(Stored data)
template <int KH, int KW, int KWB, bool PATCH>
__global__ __launch_bounds__(kSplitThreads, 1) void conv_split_bf16_kernel(const TapLaunch g, const u32x4 *wsplit)
{
    constexpr int MT = 4;
    constexpr int kTapsA = KH * KW, kTapsAll = KH * (KW + KWB);
    constexpr int kGroups = kTapsAll / kSplitStageTaps;
    static_assert(kTapsAll % kSplitStageTaps == 0, "taps per channel block must be whole stages");
    static_assert(KWB > 0 && KWB <= KW, "fused phases: second grid inside the first");
    extern __shared__ u32x4 lds_u4[];
    float *chan_const = reinterpret_cast<float *>(lds_u4 + 2 * kSplitStageU4);

    const int tid = threadIdx.x;
    const int lane = tid & 63;
    const int khalf = lane >> 5;
    const int wave = __builtin_amdgcn_readfirstlane(tid >> 6);

    int bid = xcd_tile(blockIdx.x, gridDim.x);
    const int tx_i = bid % g.tiles_x; bid /= g.tiles_x;
    const int ty_i = bid % g.tiles_y; bid /= g.tiles_y;
    const int TB = 1 << g.tb_log, TH = 1 << g.th_log, TW = 1 << g.tw_log;
    const int b0 = bid * TB, my0 = ty_i * TH, mx0 = tx_i * TW;
    struct Pos { int tb, my, mx; };
    auto pos_of = [&](int t) {
        const int qq = (t >> 6) * 32 + (t & 31);
        return Pos{qq >> (g.tw_log + g.th_log), my0 + ((qq >> g.tw_log) & (TH - 1)), mx0 + (qq & (TW - 1))};
    };
    const Pos lp = pos_of(tid);
    const int tb = lp.tb, b = b0 + lp.tb;

    if (tid < 128) {
        chan_const[tid] = g.bias ? g.bias[tid] : 0.f;
        chan_const[128 + tid] = g.beta ? g.beta[tid] : 1.f;
    }

    const int64_t plane = static_cast<int64_t>(g.in_h) * g.in_w;
    const int nimg = (g.batch - b0 < TB) ? g.batch - b0 : TB;
    const __amdgpu_buffer_rsrc_t rsrc = __builtin_amdgcn_make_buffer_rsrc(
        const_cast<float *>(g.in + static_cast<int64_t>(b0) * g.cin * plane), 0, static_cast<int>(nimg * g.cin * plane * 4), 0x00020000);
    const int gy_l = lp.my * g.s_in + g.dymin, gx_l = lp.mx * g.s_in + g.dxmin;
    const int lane_off = static_cast<int>((((static_cast<int64_t>(tb) * g.cin + 8 * khalf) * g.in_h + gy_l) * g.in_w + gx_l) * 4);
    constexpr int kSpanX = KW;
    static_assert(KH * kSpanX <= 32, "one validity bit per tap offset");
    unsigned vmask = 0;
    if (b < g.batch) {
#pragma unroll
        for (int dy = 0; dy < KH; ++dy)
#pragma unroll
            for (int dx = 0; dx < kSpanX; ++dx) {
                const int yy = gy_l + dy, xx = gx_l + dx;
                if (yy >= 0 && yy < g.in_h && xx >= 0 && xx < g.in_w) vmask |= 1u << (dy * kSpanX + dx);
            }
    }
    const int plane_bytes = static_cast<int>(plane * 4);
    auto tap_row = [](int t) { return t < kTapsA ? t / KW : (t - kTapsA) / KWB; };
    auto tap_col = [](int t) { return t < kTapsA ? t % KW : (t - kTapsA) % KWB + (KW - KWB); };
    auto load_b = [&](int cb, int T, float (&d)[8]) __attribute__((always_inline)) {
        const int dy = tap_row(T), dx = tap_col(T);
        const int voff = ((vmask >> (dy * kSpanX + dx)) & 1u) ? lane_off + (dy * g.in_w + dx) * 4 : 0x7FFFFFF0;
        const int soff = cb * kSplitCK * plane_bytes;
#pragma unroll
        for (int j = 0; j < 8; ++j)
            d[j] = __builtin_bit_cast(float, __builtin_amdgcn_raw_buffer_load_b32(rsrc, voff, soff + j * plane_bytes, 0));
    };

    const int ncb = g.cin / kSplitCK;
    constexpr int kHalf = kSplitWSlots / 2;
    u32x4 wst[kHalf];
    auto fetch_w = [&](int s, int h) __attribute__((always_inline)) {
        const u32x4 *src = wsplit + static_cast<int64_t>(s) * kSplitStageU4 + tid;
#pragma unroll
        for (int sl = h * kHalf; sl < (h + 1) * kHalf; ++sl)
            if (sl * kSplitThreads + tid < kSplitStageU4) wst[sl - h * kHalf] = src[sl * kSplitThreads];
    };
    auto store_w = [&](int buf, int h) __attribute__((always_inline)) {
        u32x4 *dst = lds_u4 + buf * kSplitStageU4 + tid;
#pragma unroll
        for (int sl = h * kHalf; sl < (h + 1) * kHalf; ++sl)
            if (sl * kSplitThreads + tid < kSplitStageU4) dst[sl * kSplitThreads] = wst[sl - h * kHalf];
    };

    char *const patch = reinterpret_cast<char *>(lds_u4) + kSplitLdsBytes;
    const int PW = TW + KW - 1, PH = TH + KH - 1, npos = TB * PH * PW;
    int pvoff[kSplitPatchRounds], brow[KH];
    if constexpr (PATCH) {
#pragma unroll
        for (int r = 0; r < kSplitPatchRounds; ++r) {
            const int i = r * kSplitThreads + tid, p = i >> 1, h = i & 1;
            const int prow = p / PW, x = p - prow * PW, img = prow / PH, row = prow - img * PH;
            const int gy = my0 + g.dymin + row, gx = mx0 + g.dxmin + x;
            const bool inside = i < 2 * npos && img < nimg && gy >= 0 && gy < g.in_h && gx >= 0 && gx < g.in_w;
            pvoff[r] = inside ? static_cast<int>((((static_cast<int64_t>(img) * g.cin + 8 * h) * g.in_h + gy) * g.in_w + gx) * 4)
                              : 0x7FFFFFF0;
        }
#pragma unroll
        for (int dy = 0; dy < KH; ++dy) brow[dy] = ((tb * PH + (lp.my - my0) + dy) * PW + (lp.mx - mx0)) * 32 + 16 * khalf;
    }
    float pf[kSplitPatchRounds][8];
    auto fetch_patch = [&](int cb) __attribute__((always_inline)) {
        const int soff = cb * kSplitCK * plane_bytes;
#pragma unroll
        for (int r = 0; r < kSplitPatchRounds; ++r)
#pragma unroll
            for (int j = 0; j < 8; ++j)
                pf[r][j] = __builtin_bit_cast(float, __builtin_amdgcn_raw_buffer_load_b32(rsrc, pvoff[r], soff + j * plane_bytes, 0));
    };
    auto store_patch = [&]() __attribute__((always_inline)) {
#pragma unroll
        for (int r = 0; r < kSplitPatchRounds; ++r)
            if (r * kSplitThreads + tid < 2 * npos) {
                u32x4 q[3];
                split_bf16x3(pf[r], q[0], q[1], q[2]);
#pragma unroll
                for (int pc = 0; pc < 3; ++pc)
                    *reinterpret_cast<u32x4 *>(patch + (r * kSplitThreads + tid) * 16 + pc * kSplitPieceBytes) = q[pc];
            }
    };
    auto read_b = [&](int T, u32x4 (&d)[3]) __attribute__((always_inline)) {
        const char *src = patch + brow[tap_row(T)] + 32 * tap_col(T);
#pragma unroll
        for (int pc = 0; pc < 3; ++pc) d[pc] = *reinterpret_cast<const u32x4 *>(src + pc * kSplitPieceBytes);
    };

    f32x16 acc[MT], acc2[MT];
#pragma unroll
    for (int m = 0; m < MT; ++m)
#pragma unroll
        for (int r = 0; r < 16; ++r) {
            acc[m][r] = 0.f;
            acc2[m][r] = 0.f;
        }

    float xb[8];
    u32x4 bq[2][3];
    if constexpr (PATCH) fetch_patch(0);
    else load_b(0, 0, xb);
    fetch_w(0, 0);
    store_w(0, 0);
    fetch_w(0, 1);
    store_w(0, 1);
    if constexpr (PATCH) store_patch();
    for (int cb = 0; cb < ncb; ++cb) {
#pragma unroll
        for (int gi = 0; gi < kGroups; ++gi) {
            const int s = cb * kGroups + gi;
            __syncthreads();
            const bool more = s + 1 < ncb * kGroups;
            if (more) fetch_w(s + 1, 0);
            __builtin_amdgcn_sched_barrier(0);
            const u32x4 *wl = lds_u4 + (s & 1) * kSplitStageU4 + lane;
#pragma unroll
            for (int tl = 0; tl < kSplitStageTaps; ++tl) {
                const int T = gi * kSplitStageTaps + tl;
                float xn[8];
                u32x4 bd[3];
                if constexpr (PATCH) {
                    if (T == 0) read_b(0, bq[0]);
                } else {
                    if (T + 1 < kTapsAll) load_b(cb, T + 1, xn);
                    else load_b(cb + 1 < ncb ? cb + 1 : cb, 0, xn);
                    __builtin_amdgcn_sched_barrier(0);
                    split_bf16x3(xb, bd[0], bd[1], bd[2]);
                }
                const u32x4 (&bp)[3] = PATCH ? bq[T & 1] : bd;
                f32x16 (&dst)[MT] = T < kTapsA ? acc : acc2;
                u32x4 ap[2][3];
#pragma unroll
                for (int pc = 0; pc < 3; ++pc) ap[0][pc] = wl[(tl * MT * 3 + pc) * 64];
#pragma unroll
                for (int m = 0; m < MT; ++m) {
                    const int cur = m & 1;
                    if (m + 1 < MT) {
#pragma unroll
                        for (int pc = 0; pc < 3; ++pc) ap[cur ^ 1][pc] = wl[((tl * MT + m + 1) * 3 + pc) * 64];
                    } else if constexpr (PATCH) {
                        if (T + 1 < kTapsAll) read_b(T + 1, bq[(T + 1) & 1]);
                    }
                    __builtin_amdgcn_sched_barrier(0);
                    dst[m] = mfma_bf16(ap[cur][2], bp[0], dst[m]);
                    dst[m] = mfma_bf16(ap[cur][1], bp[1], dst[m]);
                    dst[m] = mfma_bf16(ap[cur][0], bp[2], dst[m]);
                    dst[m] = mfma_bf16(ap[cur][1], bp[0], dst[m]);
                    dst[m] = mfma_bf16(ap[cur][0], bp[1], dst[m]);
                    dst[m] = mfma_bf16(ap[cur][0], bp[0], dst[m]);
                    __builtin_amdgcn_sched_barrier(0);
                }
                if constexpr (!PATCH) {
#pragma unroll
                    for (int j = 0; j < 8; ++j) xb[j] = xn[j];
                }
                if (tl == 1 && more) {
                    store_w((s + 1) & 1, 0);
                    fetch_w(s + 1, 1);
                    __builtin_amdgcn_sched_barrier(0);
                }
                if constexpr (PATCH) {
                    if (gi == 0 && tl == 1) {
                        fetch_patch(cb + 1 < ncb ? cb + 1 : cb);
                        __builtin_amdgcn_sched_barrier(0);
                    }
                }
                if (tl == 3 && more) store_w((s + 1) & 1, 1);
            }
        }
        if constexpr (PATCH) {
            if (cb + 1 < ncb) {
                __syncthreads();
                store_patch();
            }
        }
    }

    const int tid_e = wave * 64 + static_cast<int>(__lane_id());
    const int khalf_e = (tid_e >> 5) & 1, col_e = tid_e & 31;
    float *gl = reinterpret_cast<float *>(lds_u4);
    const bool gdn = g.act == BASIC_ACT_GDN || g.act == BASIC_ACT_IGDN;
    auto finish = [&](f32x16 (&acc)[MT]) __attribute__((always_inline)) {
        if (g.bias) {
#pragma unroll
            for (int m = 0; m < MT; ++m)
#pragma unroll
                for (int rq = 0; rq < 4; ++rq) {
                    const f32x4 b4 = *reinterpret_cast<const f32x4 *>(chan_const + 32 * m + 8 * rq + 4 * khalf_e);
#pragma unroll
                    for (int e = 0; e < 4; ++e) acc[m][4 * rq + e] += b4[e];
                }
        }
        if (gdn) {
            f32x16 nrm[MT];
#pragma unroll
            for (int m = 0; m < MT; ++m)
#pragma unroll
                for (int r = 0; r < 16; ++r) nrm[m][r] = 0.f;
#pragma unroll
            for (int st = 0; st < 64; ++st) {
                const int kk = 32 * (st >> 4) + 8 * ((st & 15) >> 2) + (st & 3);
                float gk[4];
                load_a<4>(gl + ((kk + 4 * khalf_e) * 32 + col_e) * 4, gk);
                const float x = acc[st >> 4][st & 15];
                const float bfrag = x * x;
#pragma unroll
                for (int m = 0; m < MT; ++m)
                    nrm[m] = __builtin_amdgcn_mfma_f32_32x32x2f32(gk[m], bfrag, nrm[m], 0, 0, 0);
            }
#pragma unroll
            for (int m = 0; m < MT; ++m)
#pragma unroll
                for (int rq = 0; rq < 4; ++rq) {
                    const f32x4 b4 = *reinterpret_cast<const f32x4 *>(chan_const + 128 + 32 * m + 8 * rq + 4 * khalf_e);
#pragma unroll
                    for (int e = 0; e < 4; ++e) {
                        const int r = 4 * rq + e;
                        const float nv = nrm[m][r] + b4[e];
                        acc[m][r] *= (g.act == BASIC_ACT_GDN) ? __builtin_amdgcn_rsqf(nv) : __builtin_amdgcn_sqrtf(nv);
                    }
                }
        }
    };
    if (gdn) {
        __syncthreads();
        const f32x4 *src = reinterpret_cast<const f32x4 *>(g.gammaT);
        f32x4 *dst = reinterpret_cast<f32x4 *>(gl);
#pragma unroll
        for (int sl = 0; sl < 128 * 32 * 4 / 4 / kSplitThreads; ++sl) dst[sl * kSplitThreads + tid_e] = src[sl * kSplitThreads + tid_e];
        __syncthreads();
    }
    finish(acc);
    finish(acc2);

    const Pos ep = pos_of(tid_e);
    const int my = ep.my, mx = ep.mx, be = b0 + ep.tb;
    if (my < g.mh && mx < g.mw && be < g.batch) {
        const int oy = my * g.s_out + g.oy0, ox = mx * g.s_out + g.ox0;
        const int64_t oplane = static_cast<int64_t>(g.out_h) * g.out_w;
        float *o = g.out + (static_cast<int64_t>(be) * g.out_ctotal + g.co_base) * oplane + static_cast<int64_t>(oy) * g.out_w + ox;
#pragma unroll
        for (int m = 0; m < MT; ++m)
#pragma unroll
            for (int r = 0; r < 16; ++r) {
                const int co = 32 * m + 8 * (r >> 2) + 4 * khalf_e + (r & 3);
                if (co < g.cout) {
                    f32x2 v2;
                    v2[0] = apply_act(acc[m][r], g.act);
                    v2[1] = apply_act(acc2[m][r], g.act);
                    *reinterpret_cast<f32x2 *>(o + co * oplane) = v2;
                }
            }
    }
}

Problem requirements:
State the number of lines above that include "auto", and nothing further.

Response to the exercise:
10